Instructions to follow:
Scan the material that follows. Copy every line containing the word "direct".

Material supplied:

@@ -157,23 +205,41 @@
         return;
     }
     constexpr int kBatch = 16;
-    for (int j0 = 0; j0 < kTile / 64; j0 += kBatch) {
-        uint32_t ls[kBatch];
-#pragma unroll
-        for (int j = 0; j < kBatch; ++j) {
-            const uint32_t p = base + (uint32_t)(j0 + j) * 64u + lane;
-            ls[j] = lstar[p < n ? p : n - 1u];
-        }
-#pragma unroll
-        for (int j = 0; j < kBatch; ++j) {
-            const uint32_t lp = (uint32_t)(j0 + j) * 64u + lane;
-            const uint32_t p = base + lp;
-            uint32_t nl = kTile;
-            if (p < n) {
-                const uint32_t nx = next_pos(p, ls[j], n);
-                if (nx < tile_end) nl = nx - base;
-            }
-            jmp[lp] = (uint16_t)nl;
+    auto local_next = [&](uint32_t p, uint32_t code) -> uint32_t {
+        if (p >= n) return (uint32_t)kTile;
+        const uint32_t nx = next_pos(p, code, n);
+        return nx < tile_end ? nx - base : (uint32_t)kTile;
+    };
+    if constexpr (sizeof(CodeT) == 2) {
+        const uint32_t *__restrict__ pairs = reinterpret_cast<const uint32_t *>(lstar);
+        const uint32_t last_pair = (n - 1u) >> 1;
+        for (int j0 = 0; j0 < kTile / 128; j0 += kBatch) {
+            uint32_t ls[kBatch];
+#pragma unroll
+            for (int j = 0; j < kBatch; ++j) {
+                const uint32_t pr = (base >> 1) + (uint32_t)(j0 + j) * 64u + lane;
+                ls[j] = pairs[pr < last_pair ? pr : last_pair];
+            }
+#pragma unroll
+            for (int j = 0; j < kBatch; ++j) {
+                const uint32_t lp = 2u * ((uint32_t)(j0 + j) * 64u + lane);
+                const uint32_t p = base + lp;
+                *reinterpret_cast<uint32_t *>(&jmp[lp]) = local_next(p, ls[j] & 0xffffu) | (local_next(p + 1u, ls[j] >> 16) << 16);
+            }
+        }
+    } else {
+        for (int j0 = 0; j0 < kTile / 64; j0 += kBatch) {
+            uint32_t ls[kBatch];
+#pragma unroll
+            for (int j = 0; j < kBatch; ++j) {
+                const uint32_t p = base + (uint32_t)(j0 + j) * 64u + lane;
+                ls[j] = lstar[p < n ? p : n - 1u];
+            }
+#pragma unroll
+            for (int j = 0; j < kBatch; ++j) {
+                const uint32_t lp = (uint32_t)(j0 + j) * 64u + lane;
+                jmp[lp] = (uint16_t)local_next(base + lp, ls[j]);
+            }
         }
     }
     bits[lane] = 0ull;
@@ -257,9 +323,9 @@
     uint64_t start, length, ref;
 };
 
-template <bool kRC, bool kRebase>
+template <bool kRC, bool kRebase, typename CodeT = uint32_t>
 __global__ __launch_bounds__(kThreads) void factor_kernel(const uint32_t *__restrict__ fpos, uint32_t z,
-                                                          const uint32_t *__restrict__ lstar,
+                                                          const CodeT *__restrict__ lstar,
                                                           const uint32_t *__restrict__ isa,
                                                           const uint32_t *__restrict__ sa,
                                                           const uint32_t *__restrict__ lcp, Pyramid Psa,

* * *

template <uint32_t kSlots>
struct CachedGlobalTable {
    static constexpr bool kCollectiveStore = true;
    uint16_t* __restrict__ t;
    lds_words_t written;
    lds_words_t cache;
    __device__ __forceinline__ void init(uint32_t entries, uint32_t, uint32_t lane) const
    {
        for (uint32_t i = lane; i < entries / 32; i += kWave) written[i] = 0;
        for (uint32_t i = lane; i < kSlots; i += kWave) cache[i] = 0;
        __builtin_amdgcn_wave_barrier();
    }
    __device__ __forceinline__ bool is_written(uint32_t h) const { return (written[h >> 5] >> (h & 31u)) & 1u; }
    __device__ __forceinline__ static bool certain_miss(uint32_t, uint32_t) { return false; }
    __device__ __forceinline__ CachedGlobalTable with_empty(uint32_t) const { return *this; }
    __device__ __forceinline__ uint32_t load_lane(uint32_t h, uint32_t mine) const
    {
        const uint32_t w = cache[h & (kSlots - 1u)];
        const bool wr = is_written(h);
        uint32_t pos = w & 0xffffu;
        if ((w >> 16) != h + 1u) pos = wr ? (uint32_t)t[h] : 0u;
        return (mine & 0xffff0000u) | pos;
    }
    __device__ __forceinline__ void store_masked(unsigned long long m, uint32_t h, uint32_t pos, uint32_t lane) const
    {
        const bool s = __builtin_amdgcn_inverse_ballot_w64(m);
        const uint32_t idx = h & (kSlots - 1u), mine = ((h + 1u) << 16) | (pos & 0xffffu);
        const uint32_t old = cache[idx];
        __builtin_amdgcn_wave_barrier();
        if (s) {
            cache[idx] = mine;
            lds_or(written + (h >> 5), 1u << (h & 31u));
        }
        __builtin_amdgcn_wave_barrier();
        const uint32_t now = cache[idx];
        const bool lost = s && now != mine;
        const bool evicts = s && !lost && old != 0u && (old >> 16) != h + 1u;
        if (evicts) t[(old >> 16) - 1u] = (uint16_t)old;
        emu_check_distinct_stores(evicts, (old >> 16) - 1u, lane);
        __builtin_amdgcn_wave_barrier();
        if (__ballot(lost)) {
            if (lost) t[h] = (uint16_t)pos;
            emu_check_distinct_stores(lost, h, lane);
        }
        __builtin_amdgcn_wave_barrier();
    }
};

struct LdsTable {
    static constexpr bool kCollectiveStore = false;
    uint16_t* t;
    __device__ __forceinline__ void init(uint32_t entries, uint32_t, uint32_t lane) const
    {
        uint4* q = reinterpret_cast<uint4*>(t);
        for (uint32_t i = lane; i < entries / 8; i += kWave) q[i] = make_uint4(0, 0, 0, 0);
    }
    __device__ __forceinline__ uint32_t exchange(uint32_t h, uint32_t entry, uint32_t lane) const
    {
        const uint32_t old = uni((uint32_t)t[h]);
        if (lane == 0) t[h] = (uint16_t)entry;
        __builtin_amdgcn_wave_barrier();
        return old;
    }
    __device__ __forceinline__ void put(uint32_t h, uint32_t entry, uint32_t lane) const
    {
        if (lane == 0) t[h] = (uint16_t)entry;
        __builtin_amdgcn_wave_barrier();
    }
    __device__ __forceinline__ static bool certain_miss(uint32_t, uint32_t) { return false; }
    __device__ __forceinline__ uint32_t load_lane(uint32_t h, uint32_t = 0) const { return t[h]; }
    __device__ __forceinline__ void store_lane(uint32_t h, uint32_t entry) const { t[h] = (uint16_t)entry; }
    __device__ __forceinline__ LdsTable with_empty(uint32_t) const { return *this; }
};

---

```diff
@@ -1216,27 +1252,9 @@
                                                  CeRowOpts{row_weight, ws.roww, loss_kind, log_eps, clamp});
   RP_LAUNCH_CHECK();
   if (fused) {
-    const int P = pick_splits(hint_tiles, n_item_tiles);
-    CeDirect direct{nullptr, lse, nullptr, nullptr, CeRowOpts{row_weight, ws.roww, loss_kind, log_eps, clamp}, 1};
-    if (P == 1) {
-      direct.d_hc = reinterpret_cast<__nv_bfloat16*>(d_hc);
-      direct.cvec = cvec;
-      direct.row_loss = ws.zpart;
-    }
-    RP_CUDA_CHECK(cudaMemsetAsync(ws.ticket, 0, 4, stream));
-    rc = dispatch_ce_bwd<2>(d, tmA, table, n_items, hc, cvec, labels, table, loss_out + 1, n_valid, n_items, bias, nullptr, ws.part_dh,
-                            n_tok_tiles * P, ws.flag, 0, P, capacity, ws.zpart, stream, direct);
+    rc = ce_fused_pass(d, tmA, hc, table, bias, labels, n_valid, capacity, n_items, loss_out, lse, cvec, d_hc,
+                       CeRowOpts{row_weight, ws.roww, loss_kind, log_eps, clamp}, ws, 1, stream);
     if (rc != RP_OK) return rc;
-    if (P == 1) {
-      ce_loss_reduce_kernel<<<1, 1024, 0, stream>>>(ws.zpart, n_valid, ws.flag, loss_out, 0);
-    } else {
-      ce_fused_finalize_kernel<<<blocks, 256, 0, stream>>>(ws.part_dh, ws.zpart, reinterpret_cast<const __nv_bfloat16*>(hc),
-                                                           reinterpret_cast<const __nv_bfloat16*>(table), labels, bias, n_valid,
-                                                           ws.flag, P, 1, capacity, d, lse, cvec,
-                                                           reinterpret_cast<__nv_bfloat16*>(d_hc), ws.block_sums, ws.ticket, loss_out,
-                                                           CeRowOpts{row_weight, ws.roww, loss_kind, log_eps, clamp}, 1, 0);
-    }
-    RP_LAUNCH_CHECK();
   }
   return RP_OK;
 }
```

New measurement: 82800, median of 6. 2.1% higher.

Your solution:
-    CeDirect direct{nullptr, lse, nullptr, nullptr, CeRowOpts{row_weight, ws.roww, loss_kind, log_eps, clamp}, 1};
-      direct.d_hc = reinterpret_cast<__nv_bfloat16*>(d_hc);
-      direct.cvec = cvec;
-      direct.row_loss = ws.zpart;
-                            n_tok_tiles * P, ws.flag, 0, P, capacity, ws.zpart, stream, direct);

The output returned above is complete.